Entonces, un día que estábamos hablando sobre cómo acelerar el proceso de pruebas, vi cómo se le encendió una bombillita. Decidió que tenía que hacer un sistema visual de pruebas. A Paloma se le daba muy bien la programación visual. Me pidió dedicar una semana entera a adaptar algo que ya había hecho en otro proyecto. Después de esa semana, en la que nadie le molestó, ya empezamos a observar el cambio en su actitud.

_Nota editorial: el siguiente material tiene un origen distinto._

# GAVLab/feature_extraction

Measured on AMD Instinct MI355X. Metric: VLP-16 scans/sec (16x1800 pts), detector+descriptor, higher is better.
Workload: dtype f32; 1 GPU; batch of 1024 synthetic VLP-16 scans (16x1800 pts, 64 uniform poles) per GPU, device-resident, preset 'launch', roll/pitch 0.02/-0.015; scans_per_gpu=1024, preset=launch, parallelism=frame-sharded x1, batches_in_flight=4

## Files before the change

feature_extraction_amd/capi.py:

```python
import ctypes as C
import os

import numpy as np

_HERE = os.path.dirname(os.path.abspath(__file__))
LIB_PATH = os.path.join(_HERE, "lib", "libfx_hip.so")

FX_DESC_BINS = 1980
FX_DESC_FLOATS = 1989
FX_FEATURE_RECORD_BYTES = 7984
FX_OK = 0
FX_ERR_NO_DEVICE = 2
FX_IN_DEVICE, FX_OUT_HOST, FX_OUT_DEBUG, FX_OUT_CLOUDS = 1, 2, 4, 8
FX_FLAG_RING_OVERFLOW, FX_FLAG_CAND_OVERFLOW, FX_FLAG_KP_OVERFLOW, FX_FLAG_NBR_OVERFLOW = 0x1, 0x2, 0x4, 0x8
FX_FLAG_NAMES = {0x1: "RING_OVERFLOW", 0x2: "CAND_OVERFLOW", 0x4: "KP_OVERFLOW", 0x8: "NBR_OVERFLOW",
                 0x10: "TOTAL_KP_OVERFLOW", 0x20: "KPC_OVERFLOW"}
FX_N_STAGES = 9
STAGE_NAMES = ("k_prep", "k_bucket", "k_rings_runs", "k_rings_large", "k_merge", "k_gather", "k_desc_group", "k_desc_mid",
               "k_desc_rare")
SINGLE_LAUNCH_STAGES = ("k_prep", "k_bucket", "k_rings_runs", "k_gather", "k_desc_group", "k_desc_mid")
STAGE_KERNELS = {"k_prep": ("k_prep", "k_front", "k_front_ab"),
                 "k_bucket": ("k_bucket", "k_bucket_many"),
                 "k_rings_large": ("k_rings_runs2", "k_rings_large"),
                 "k_merge": ("k_merge_small", "k_merge_big", "k_merge_huge", "k_front_redo", "k_slow"),
                 "k_desc_mid": ("k_desc_mid",),
                 "k_gather": ("k_gather", "k_rng_ord"),
                 "k_desc_rare": ("k_dense_sort", "k_dense_density", "k_dense_finish")}


class FxParams(C.Structure):
    _fields_ = [("cloud_leveling", C.c_int32),
                ("x_min", C.c_double), ("x_max", C.c_double),
                ("y_min", C.c_double), ("y_max", C.c_double),
                ("z_min", C.c_double), ("z_max", C.c_double),
                ("cluster_tolerance", C.c_double),
                ("cluster_min_count", C.c_int32), ("cluster_max_count", C.c_int32),
                ("cluster_radius_threshold", C.c_double),
                ("number_detection_channels", C.c_int32),
                ("estimate_descriptors", C.c_int32),
                ("descriptor_radius", C.c_double),
                ("n_rings", C.c_int32), ("el0_deg", C.c_double), ("el_step_deg", C.c_double),
                ("secondary_max", C.c_int32)]


class FxLimits(C.Structure):
    _fields_ = [(n, C.c_uint32) for n in
                ("max_batch", "max_points", "max_ring_points", "max_ring_candidates", "max_candidates",
                 "max_keypoints", "max_neighbors", "max_total_keypoints", "max_kpc_points", "max_dense_points", "max_overflow_points")]


class FxScanDesc(C.Structure):
    _fields_ = [("points", C.c_void_p), ("n_points", C.c_uint32), ("stride_bytes", C.c_uint32),
                ("roll", C.c_double), ("pitch", C.c_double)]


_U32P, _F32P, _I32P = C.POINTER(C.c_uint32), C.POINTER(C.c_float), C.POINTER(C.c_int32)


class FxBatchView(C.Structure):
    _fields_ = [("batch", C.c_uint32), ("max_points", C.c_uint32), ("max_keypoints", C.c_uint32),
                ("max_candidates", C.c_uint32), ("max_kpc_points", C.c_uint32), ("total_keypoints", C.c_uint32),
                ("d_n_keypoints", C.c_void_p), ("d_kp_offset", C.c_void_p), ("d_keypoints", C.c_void_p),
                ("d_descriptors", C.c_void_p), ("d_flags", C.c_void_p), ("d_n_filtered", C.c_void_p),
                ("d_filtered", C.c_void_p), ("d_n_kpc", C.c_void_p), ("d_kpc", C.c_void_p),
                ("h_n_keypoints", _U32P), ("h_kp_offset", _U32P), ("h_keypoints", _F32P),
                ("h_descriptors", _F32P), ("h_flags", _U32P), ("h_n_filtered", _U32P), ("h_filtered", _F32P),
                ("h_n_kpc", _U32P), ("h_kpc", _F32P),
                ("h_n_candidates", _U32P), ("h_candidates", _F32P), ("h_cand_size", _U32P),
                ("h_cand_keypoint", _I32P), ("h_kpc_cand", _U32P), ("h_kp_size", _U32P),
                ("h_kp_neighbors", _U32P)]


class FxPc2Layout(C.Structure):
    _fields_ = [(n, C.c_uint32) for n in
                ("point_step", "offset_x", "offset_y", "offset_z", "offset_intensity", "is_bigendian")]


class FxTimings(C.Structure):
    _fields_ = [("ms", C.c_float * FX_N_STAGES), ("total_ms", C.c_float), ("k_prep_exec_ms", C.c_float)]


class FxStageBytes(C.Structure):
    _fields_ = [("read", C.c_double * FX_N_STAGES), ("written", C.c_double * FX_N_STAGES)]


class FxSynthCfg(C.Structure):
    _fields_ = [("n_rings", C.c_uint32), ("n_az", C.c_uint32), ("el0_deg", C.c_double), ("el_step_deg", C.c_double),
                ("n_poles", C.c_uint32), ("pole_radius", C.c_double), ("pole_height", C.c_double),
                ("x_lo", C.c_double), ("x_hi", C.c_double), ("y_lo", C.c_double), ("y_hi", C.c_double),
                ("sensor_height", C.c_double), ("wall_radius", C.c_double), ("seed", C.c_uint64)]


FX_HEADER_VERSION = (0 << 16) | 7
EXPORTS = ("fx_version", "fx_check_abi", "fx_status_str", "fx_last_error", "fx_params_default", "fx_params_launch",
           "fx_limits_default", "fx_limits_sparse", "fx_create", "fx_destroy", "fx_set_stream", "fx_get_stream", "fx_set_graph_batch", "fx_set_batches_in_flight", "fx_set_profiling", "fx_set_profiling_stages", "fx_get_timings",
           "fx_get_stage_bytes", "fx_get_limits", "fx_process_batch", "fx_synchronize", "fx_pack_features", "fx_pack_keypoint_records", "fx_keypoint_block_bytes", "fx_pack_keypoint_block",
           "fx_rotation_from_roll_pitch", "fx_sc3d_tables", "fx_sc3d_xaxis", "fx_synth_cfg_vlp16",
           "fx_synth_scan", "fx_unpack_pointcloud2", "fx_pack_pointxyzi")
TEST_EXPORTS = ("fx_test_sort_replay", "fx_test_sort_replay_ranked", "fx_test_sort_replay_lists", "fx_test_sort_replay_device",
                "fx_test_elevation_device", "fx_test_within_device")

_lib = None
_libs = {}
TEST_LIB_PATH = os.path.join(_HERE, "lib", "libfx_hip_test.so")


class test_hooks:

    def __enter__(self):
        global _lib, LIB_PATH
        self._saved = (_lib, LIB_PATH)
        LIB_PATH = TEST_LIB_PATH
        _lib = _libs.get(LIB_PATH)
        try:
            return load()
        except BaseException:
            _lib, LIB_PATH = self._saved
            raise

    def __exit__(self, *exc):
        global _lib, LIB_PATH
        _lib, LIB_PATH = self._saved
        return False


def load_test():
    with test_hooks() as lib:
        return lib


def load():
    global _lib
    if _lib is not None:
        return _lib
    if LIB_PATH in _libs:
        _lib = _libs[LIB_PATH]
        return _lib
    try:
        import torch
    except ImportError:
        pass
    if not os.path.exists(LIB_PATH):
        raise RuntimeError(
            f"{LIB_PATH} is missing: build it with `python -c 'import __graft_entry__ as g; g.build()'` "
            "(hipcc --offload-arch=gfx950). The hot path has no CPU fallback.")
    lib = C.CDLL(LIB_PATH)
    lib.fx_version.restype = C.c_uint32
    lib.fx_last_error.restype = C.c_char_p
    lib.fx_check_abi.argtypes = [C.c_uint32, C.c_size_t, C.c_size_t, C.c_size_t, C.c_size_t]
    if lib.fx_check_abi(FX_HEADER_VERSION, C.sizeof(FxParams), C.sizeof(FxLimits), C.sizeof(FxScanDesc), C.sizeof(FxBatchView)) != FX_OK:
        raise RuntimeError(f"{LIB_PATH}: {lib.fx_last_error().decode()}")
    lib.fx_status_str.restype = C.c_char_p
    lib.fx_status_str.argtypes = [C.c_int]
    lib.fx_last_error.restype = C.c_char_p
    lib.fx_params_default.argtypes = [C.POINTER(FxParams)]
    lib.fx_params_launch.argtypes = [C.POINTER(FxParams)]
    lib.fx_limits_default.argtypes = [C.POINTER(FxLimits), C.c_uint32, C.c_uint32]
    lib.fx_limits_sparse.argtypes = [C.POINTER(FxLimits), C.c_uint32, C.c_uint32]
    lib.fx_create.argtypes = [C.POINTER(FxParams), C.POINTER(FxLimits), C.c_int, C.POINTER(C.c_void_p)]
    lib.fx_create.restype = C.c_int
    lib.fx_destroy.argtypes = [C.c_void_p]
    lib.fx_destroy.restype = None
    lib.fx_set_stream.argtypes = [C.c_void_p, C.c_void_p]
    lib.fx_set_profiling.argtypes = [C.c_void_p, C.c_int]
    lib.fx_set_profiling_stages.argtypes = [C.c_void_p, C.c_uint32]
    lib.fx_set_graph_batch.argtypes = [C.c_void_p, C.c_uint32]
    lib.fx_set_batches_in_flight.argtypes = [C.c_void_p, C.c_uint32]
    lib.fx_get_stream.argtypes = [C.c_void_p, C.POINTER(C.c_void_p)]
    lib.fx_get_stream.restype = C.c_int
    lib.fx_get_timings.argtypes = [C.c_void_p, C.c_uint32, C.POINTER(FxTimings)]
    lib.fx_get_limits.argtypes = [C.c_void_p, C.POINTER(FxLimits)]
    lib.fx_get_stage_bytes.argtypes = [C.c_void_p, C.POINTER(FxStageBytes)]
    lib.fx_process_batch.argtypes = [C.c_void_p, C.POINTER(FxScanDesc), C.c_uint32, C.c_uint32,
                                     C.POINTER(FxBatchView)]
    lib.fx_process_batch.restype = C.c_int
    lib.fx_synchronize.argtypes = [C.c_void_p]
    lib.fx_pack_features.argtypes = [C.c_void_p, C.c_void_p, C.c_uint32]
# ... 215 lines not shown
```

feature_extraction_amd/csrc/fx_api.cpp:

```cpp
#include <hip/hip_runtime.h>

#include <algorithm>
#include <cmath>
#include <cstdio>
#include <cstdlib>
#include <cstring>
#include <string>
#include <utility>
#include <vector>

#include "../../include/fx.h"
#include "fx_device.h"
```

De ser una chica reservada, con miedo a preguntar, se transformó en alguien que disfrutaba con lo que hacía, que ayudaba a los demás. Se enfadaba cuando tomábamos una decisión sobre los mensajes sin contar con ella, o cuando no se usaban sus herramientas. Se ganó el respeto de todos. Aquí pueden ver algunas pantallas del sistema que inventó Paloma para sistematizar las pruebas de los mensajes. Esta herramienta multiplicó extraordinariamente la productividad del equipo, así como la calidad de los entregables:



Por su parte, Pedro y Antonio también se hicieron eficaces en sus áreas respectivas. Cuando tenían dudas, nos preguntaban a Israel o a mí. Mejor dicho, preguntaban más a Israel que a mí.

Sin saberlo yo, el equipo estaba atravesando la fase de “coaching”. No porque yo me lo propusiera, sino porque no me quedó otro remedio. Por aquel entonces, yo no tenía mucha experiencia en gestión de proyectos. Mi forma de gestionar el desarrollo era “meterme en el código que hacían los programadores”. La llegada de Israel me obligó a cambiar de estilo, y he de reconocer que esta pérdida de control me hacía sentir bastante mal.

Supporting (participating)


Cuando Israel llevaba un mes en el proyecto, mi empresa me asignó para dirigir otro. No era un problema para el proyecto porque Israel lo estaba asumiendo muy bien, como siempre. Llegó un momento que iba él sólo a las reuniones de seguimiento. De todas formas, si Israel me llamaba, yo le daba prioridad. Procuraba estar siempre que me necesitaban.

Inconscientemente, había cambiado otra vez mi estilo de liderazgo a “supporting”. Cuando yo iba a alguna reunión interna del equipo (cada vez menos) y hablaban utilizando una jerga propia, que yo no era capaz de entender, me sentía mal. A veces, les pedía que me lo explicaran todo “de la forma en que hay que explicárselo al cliente, por si acaso me pregunta”, aunque lo más probable es que al cliente esa explicación técnica no le interesara en absoluto.